Logical Calculation & DB Calculation:
For example, lets create 2 measures which are basically derived measures calculating the difference between AMOUNT_SOLD and AMOUNT_BUDGETED. Variance is a measure where the calculation of AMOUNT_SOLD – AMOUNT_BUDGETED is in the LTS mapping layer. Logical Variance is a measure where the same calculation is in the Logical calculation section as shown below
Lets create a report containing both the measures separately and look at the SQL queries fired.
select T6476.CALENDAR_YEAR as c1, T6294.CHANNEL_DESC as c2, sum(T6428.AMOUNT_SOLD - T6428.AMOUNT_BUDGETED) as c3 from TIMES T6476, CHANNELS T6294, SALES T6428 where ( T6294.CHANNEL_ID = T6428.CHANNEL_ID and T6428.TIME_ID = T6476.TIME_ID ) group by T6294.CHANNEL_DESC, T6476.CALENDAR_YEAR order by c1, c2
This query is as expected. But lets create the same report using the Logical Calculated column.
The results are the same. But if you look at the query fired
WITH SAWITH0 AS (select sum(T6428.AMOUNT_BUDGETED) as c1, sum(T6428.AMOUNT_SOLD) as c2, T6476.CALENDAR_YEAR as c3, T6294.CHANNEL_DESC as c4 from TIMES T6476, CHANNELS T6294, SALES T6428 where ( T6294.CHANNEL_ID = T6428.CHANNEL_ID and T6428.TIME_ID = T6476.TIME_ID ) group by T6294.CHANNEL_DESC, T6476.CALENDAR_YEAR) select distinct SAWITH0.c3 as c1, SAWITH0.c4 as c2, SAWITH0.c2 - SAWITH0.c1 as c3 from SAWITH0 order by c1, c2
you will notice that there is a significant change in the query. There is an un-necessary inline view that BI Server creates. This is absolutely not desired as all that you are doing is a simple difference in measure calculation at-least for this use-case. In effect, the point is while designing a model for reporting we need to ensure that the calculations are pushed at the right places to derive maximum performance. Both type of calculations complement each other very well though. In fact, in some complex scenarios we can control the order of joins made across the tables by mixing the database and logical calculations.

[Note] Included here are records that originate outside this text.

template <bool RCP, int W>
__device__ __forceinline__ void getrf_panel_wave(double (&a)[W], int lane, int J0, int b, double tol, double eps, bool& bad, int& nperturbed,
                                                 int& pos, bool& active, int* piv_rows) {
#pragma unroll
    for (int j = 0; j < W; ++j) {
        const int J = J0 + j;
        int p = J;
        if (tol > 0.0 && J < b) {
            const double nat = readlane_dyn_f64(a[j], J);
            const unsigned long long act = __ballot(active);
            const bool nat_free = ((act >> J) & 1ull) != 0;
            const double anat = fabs(nat);
            const unsigned long long larger = __ballot(active && !(tol * fabs(a[j]) <= anat));
            if (!(nat_free && larger == 0ull && nat != 0.0)) {
                double m;
                const int pm = wave_argmax_abs(a[j], active, &m);
                if (!(nat_free && fabs(nat) >= tol * m && nat != 0.0) && pm >= 0) p = pm;
            }
            p = __builtin_amdgcn_readfirstlane(p);
        }
        double piv = readlane_dyn_f64(a[j], p);
        if (J < b && eps > 0.0 && !(fabs(piv) >= eps) && piv == piv) {
            piv = (piv < 0.0) ? -eps : eps;
            ++nperturbed;
            if (lane == p) a[j] = piv;
        }
        bad = bad || !(piv != 0.0);
        const bool elim = active && lane != p;
        double l;
        if (RCP) {
            const double rp = rcp_full(piv);
            l = elim ? a[j] * rp : 0.0;
        } else {
            l = elim ? a[j] / piv : 0.0;
        }
        if (elim) a[j] = l;
        if (lane == p) { pos = J; active = false; }
        if (piv_rows != nullptr && lane == 0) piv_rows[J] = p;
#pragma unroll
        for (int c = j + 1; c < W; ++c) a[c] -= l * readlane_dyn_f64(a[c], p);
    }
}

template <int W>
__device__ __forceinline__ bool getrf_panel_natural(double (&a)[W], int lane, int J0, int b, double tol, double eps) {
    unsigned long long viol = 0ull;
#pragma unroll
    for (int j = 0; j < W; ++j) {
        const int J = J0 + j;
        const double piv = readlane_dyn_f64(a[j], J);
        const bool below = lane > J;
        viol |= __ballot(below && !(tol * fabs(a[j]) <= fabs(piv)));
        if (J < b && (!(fabs(piv) >= eps) || piv == 0.0)) viol |= 1ull;
        const double rp = rcp_full(piv);
        const double l = below ? a[j] * rp : 0.0;
        if (below) a[j] = l;
#pragma unroll
        for (int c = j + 1; c < W; ++c) a[c] -= l * readlane_dyn_f64(a[c], J);
    }
    return viol == 0ull;
}

template <int W>
__device__ __forceinline__ void getrf_block_w(const PotrfTask& t, double* __restrict__ Lsx, int64_t u_shift, int* __restrict__ info, const PivotCtl& pc) {
    double* PLd = Lsx + t.panel + t.diag + (int64_t)t.diag * t.ld;
    double* PUd = PLd + u_shift;
    const int b = t.b;
    const int lane = threadIdx.x;
    const int64_t ld = t.ld;

    double a[W];
#pragma unroll
    for (int c = 0; c < W; ++c) {
        double v = (c == lane) ? 1.0 : 0.0;
        if (lane < b && c < b) v = (c < lane) ? PLd[lane + c * ld] : PUd[c + lane * ld];
        a[c] = v;
    }
    bool bad = false, active = lane < b;
    int np = 0, pos = lane;
    getrf_panel_wave<false, W>(a, lane, 0, b, pc.tol, pc.eps, bad, np, pos, active, nullptr);
    if (bad && lane == 0) atomicOr(info, 1);
    if (np > 0 && lane == 0) atomicAdd(pc.nperturb, np);
#pragma unroll
    for (int c = 0; c < W; ++c) {
        if (lane < b && c < b) {
            if (c < pos) PLd[pos + c * ld] = a[c]; else PUd[c + pos * ld] = a[c];
        }
    }
    if (pc.pivpos && lane < b) {
        const int g0 = t.first_col + t.diag;
        pc.pivpos[g0 + lane] = g0 + pos;
        pc.pivinv[g0 + pos] = g0 + lane;
    }
}
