# piotrmwojcik/GI-GS

Hardware: AMD Instinct MI355X
Metric: train-step renders/sec (fwd+bwd, G-buffer+indirect) at 800x800; PSNR vs the CPU oracle (higher is better)
Workload: dtype f32; 1 GPU; C2 (configs[1] TensoIR lego stand-in): 300k surface Gaussians, 800x800, SH deg 2, GI step=16 start=8 delta=0.0625; P=300000, N=640000, M=9, hip_graphs=on, fused_glue=on, gi_march=proj, rasterizer=whole step = 2 hand-captured hipGraphs (fwd, bwd), asynchronous binning

## Files before the change

gi-gs_amd/csrc/pbr.hip:

```cpp
#include <cmath>
#include <cstdlib>
#include <cstring>
#include <map>
#include <mutex>
#include <vector>

#include "gigs_common.h"
#include "pixel_ops.h"

namespace gigs {

__device__ __forceinline__ v3 safe_normalize(v3 v) {
  const float l = sqrtf(v.x * v.x + v.y * v.y + v.z * v.z);
  return l > 0.0f ? v3{v.x / l, v.y / l, v.z / l} : v3{0, 0, 0};
}
__device__ __forceinline__ v3 cube_dir_raw(float fx, float fy, int side) {
  switch (side) {
    case 0: return {1, -fy, -fx};
    case 1: return {-1, -fy, fx};
    case 2: return {fx, 1, fy};
    case 3: return {fx, -1, -fy};
    case 4: return {fx, -fy, 1};
    default: return {-fx, -fy, -1};
  }
}
__device__ __forceinline__ v3 cube_to_dir(int x, int y, int side, int N) {
  const float fx = 2.0f * (((float)x + 0.5f) / (float)N) - 1.0f;
  const float fy = 2.0f * (((float)y + 0.5f) / (float)N) - 1.0f;
  return safe_normalize(cube_dir_raw(fx, fy, side));
}
__device__ __forceinline__ float ndf_ggx(float alphaSqr, float cosTheta) {
  const float c = fminf(fmaxf(cosTheta, 0.0f), 1.0f);
  const float d = (c * alphaSqr - c) * c + 1.0f;
  return (float)((double)alphaSqr / ((double)(d * d) * 3.14159265358979323846));
}

__global__ void __launch_bounds__(256)
texel_table_kernel(int N, const float* __restrict__ area, float4* __restrict__ table) {
  const int o = blockIdx.x * 256 + threadIdx.x;
  if (o >= 6 * N * N) return;
  const int pz = o / (N * N), py = (o / N) % N, px = o % N;
  const v3 d = cube_to_dir(px, py, pz, N);
  float a = 1.0f;
  if (N > 1) {
    const int Hh = N / 2;
    a = area[abs(px - Hh)] * area[abs(py - Hh)];
  }
  table[o] = make_float4(d.x, d.y, d.z, a);
}

struct TexelTable { float4* dev = nullptr; };
static std::mutex g_table_mu;
static std::map<long long, TexelTable> g_table;

static const float4* texel_table(int N, hipStream_t s) {
  int dev = 0;
  if (hipGetDevice(&dev) != hipSuccess) return nullptr;
  std::lock_guard<std::mutex> lk(g_table_mu);
  const long long key = ((long long)dev << 32) | (unsigned)N;
  auto it = g_table.find(key);
  if (it != g_table.end()) return it->second.dev;
  const int Hh = N / 2;
  std::vector<float> h(Hh + 2, 1.0f);
  if (N > 1)
    for (int i = 0; i <= Hh; i++) h[i] = atanf((float)(i + 1) / (float)Hh) - atanf((float)i / (float)Hh);
  float* area = nullptr;
  TexelTable t;
  if (hipMalloc(&area, h.size() * sizeof(float)) != hipSuccess) return nullptr;
  if (hipMalloc(&t.dev, (size_t)6 * N * N * sizeof(float4)) != hipSuccess) return nullptr;
  if (hipMemcpyAsync(area, h.data(), h.size() * sizeof(float), hipMemcpyHostToDevice, s) != hipSuccess) return nullptr;
  hipLaunchKernelGGL(texel_table_kernel, dim3((6 * N * N + 255) / 256), dim3(256), 0, s, N, area, t.dev);
  if (hipStreamSynchronize(s) != hipSuccess) return nullptr;
  hipFree(area);
  g_table[key] = t;
  return t.dev;
}

template <int kCtrl, int kRowMask = 0xf>
__device__ __forceinline__ float pbr_dpp(float v) {
  return __int_as_float(__builtin_amdgcn_update_dpp(0, __float_as_int(v), kCtrl, kRowMask, 0xf, false));
}
__device__ __forceinline__ float wave_sum63(float v) {
  v += pbr_dpp<0xb1>(v);
  v += pbr_dpp<0x4e>(v);
  v += pbr_dpp<0x124>(v);
  v += pbr_dpp<0x128>(v);
  v += pbr_dpp<0x142, 0xa>(v);
  v += pbr_dpp<0x143, 0xc>(v);
  return v;
}

template <bool kBackward>
__global__ void __launch_bounds__(256)
diffuse_cubemap_kernel(int N, const float4* __restrict__ table, const float* __restrict__ src,
                       float* __restrict__ dst) {
  const int o = blockIdx.x * 4 + (threadIdx.x >> 6);
  const int lane = threadIdx.x & 63;
  if (o >= 6 * N * N) return;
  const float4 me = table[o];
  float c0 = 0, c1 = 0, c2 = 0;
  for (int i = lane; i < 6 * N * N; i += 64) {
    const float4 ot = table[i];
    const float d = kBackward ? (ot.x * me.x + ot.y * me.y + ot.z * me.z) : (me.x * ot.x + me.y * ot.y + me.z * ot.z);
    const float costheta = fminf(fmaxf(d, 0.0f), 0.999f);
    const float w = costheta * (kBackward ? me.w : ot.w) / 3.141592f;
    const float* t = src + 3 * (size_t)i;
    c0 += t[0] * w; c1 += t[1] * w; c2 += t[2] * w;
  }
  c0 = wave_sum63(c0); c1 = wave_sum63(c1); c2 = wave_sum63(c2);
  if (lane == 63) { dst[3 * (size_t)o] = c0; dst[3 * (size_t)o + 1] = c1; dst[3 * (size_t)o + 2] = c2; }
}


__global__ void __launch_bounds__(64)
specular_bounds_kernel(int N, float cutoff, float* __restrict__ bounds) {
  const int o = blockIdx.x * 64 + threadIdx.x;
  if (o >= 6 * N * N) return;
  const int pz = o / (N * N), py = (o / N) % N, px = o % N;
  const v3 VNR = cube_to_dir(px, py, pz, N);
  const int TILE = 16;
  for (int s = 0; s < 6; ++s) {
    int minx = N - 1, maxx = 0, miny = N - 1, maxy = 0;
    for (int tx = 0; tx < (N + TILE - 1) / TILE; tx++)
      for (int ty = 0; ty < (N + TILE - 1) / TILE; ty++) {
        const int tsx = tx * TILE, tsy = ty * TILE;
        const int tex = min((tx + 1) * TILE, N), tey = min((ty + 1) * TILE, N);
        const v3 L0 = cube_to_dir(tsx, tsy, s, N), L1 = cube_to_dir(tex, tsy, s, N);
        const v3 L2 = cube_to_dir(tsx, tey, s, N), L3 = cube_to_dir(tex, tey, s, N);
        const float mnx = fminf(fminf(L0.x, L1.x), fminf(L2.x, L3.x)), mxx = fmaxf(fmaxf(L0.x, L1.x), fmaxf(L2.x, L3.x));
        const float mny = fminf(fminf(L0.y, L1.y), fminf(L2.y, L3.y)), mxy = fmaxf(fmaxf(L0.y, L1.y), fmaxf(L2.y, L3.y));
        const float mnz = fminf(fminf(L0.z, L1.z), fminf(L2.z, L3.z)), mxz = fmaxf(fmaxf(L0.z, L1.z), fmaxf(L2.z, L3.z));
        const float maxdp = fmaxf(mnx * VNR.x, mxx * VNR.x) + fmaxf(mny * VNR.y, mxy * VNR.y) + fmaxf(mnz * VNR.z, mxz * VNR.z);
        if (maxdp >= cutoff) {
          for (int y = tsy; y < tey; ++y)
            for (int x = tsx; x < tex; ++x) {
              const v3 L = cube_to_dir(x, y, s, N);
              if (dot3(L, VNR) >= cutoff) {
                minx = min(minx, x); maxx = max(maxx, x);
                miny = min(miny, y); maxy = max(maxy, y);
              }
            }
        }
      }
    float* b = bounds + 24 * (size_t)o + s * 4;
    b[0] = (float)minx; b[1] = (float)maxx; b[2] = (float)miny; b[3] = (float)maxy;
  }
}

__device__ __forceinline__ v3 normalize_exact(v3 v) {
  const float l = sqrtf(v.x * v.x + v.y * v.y + v.z * v.z);
  if (!(l > 0x1p-60f && l < 0x1p60f)) return safe_normalize(v);
  const float r0 = __builtin_amdgcn_rcpf(l);
  const float e0 = __builtin_fmaf(-l, r0, 1.0f);
  const float r1 = __builtin_fmaf(e0, r0, r0);
  v3 q;
  {
    const float q0 = v.x * r1, e1 = __builtin_fmaf(-l, q0, v.x), q1 = __builtin_fmaf(e1, r1, q0);
    q.x = __builtin_fmaf(__builtin_fmaf(-l, q1, v.x), r1, q1);
  }
  {
    const float q0 = v.y * r1, e1 = __builtin_fmaf(-l, q0, v.y), q1 = __builtin_fmaf(e1, r1, q0);
    q.y = __builtin_fmaf(__builtin_fmaf(-l, q1, v.y), r1, q1);
  }
  {
    const float q0 = v.z * r1, e1 = __builtin_fmaf(-l, q0, v.z), q1 = __builtin_fmaf(e1, r1, q0);
    q.z = __builtin_fmaf(__builtin_fmaf(-l, q1, v.z), r1, q1);
  }
  return q;
}
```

Well, that is a topic for another blog entry altogether!!! Though the use cases above are pretty simple, the same logic can be applied for complex scenarios (like assume a requirement where DB calculation happens at a lower level but the Logical calculation happens at another level). This way we can tweak how our SQL queries are constructed by the BI Server.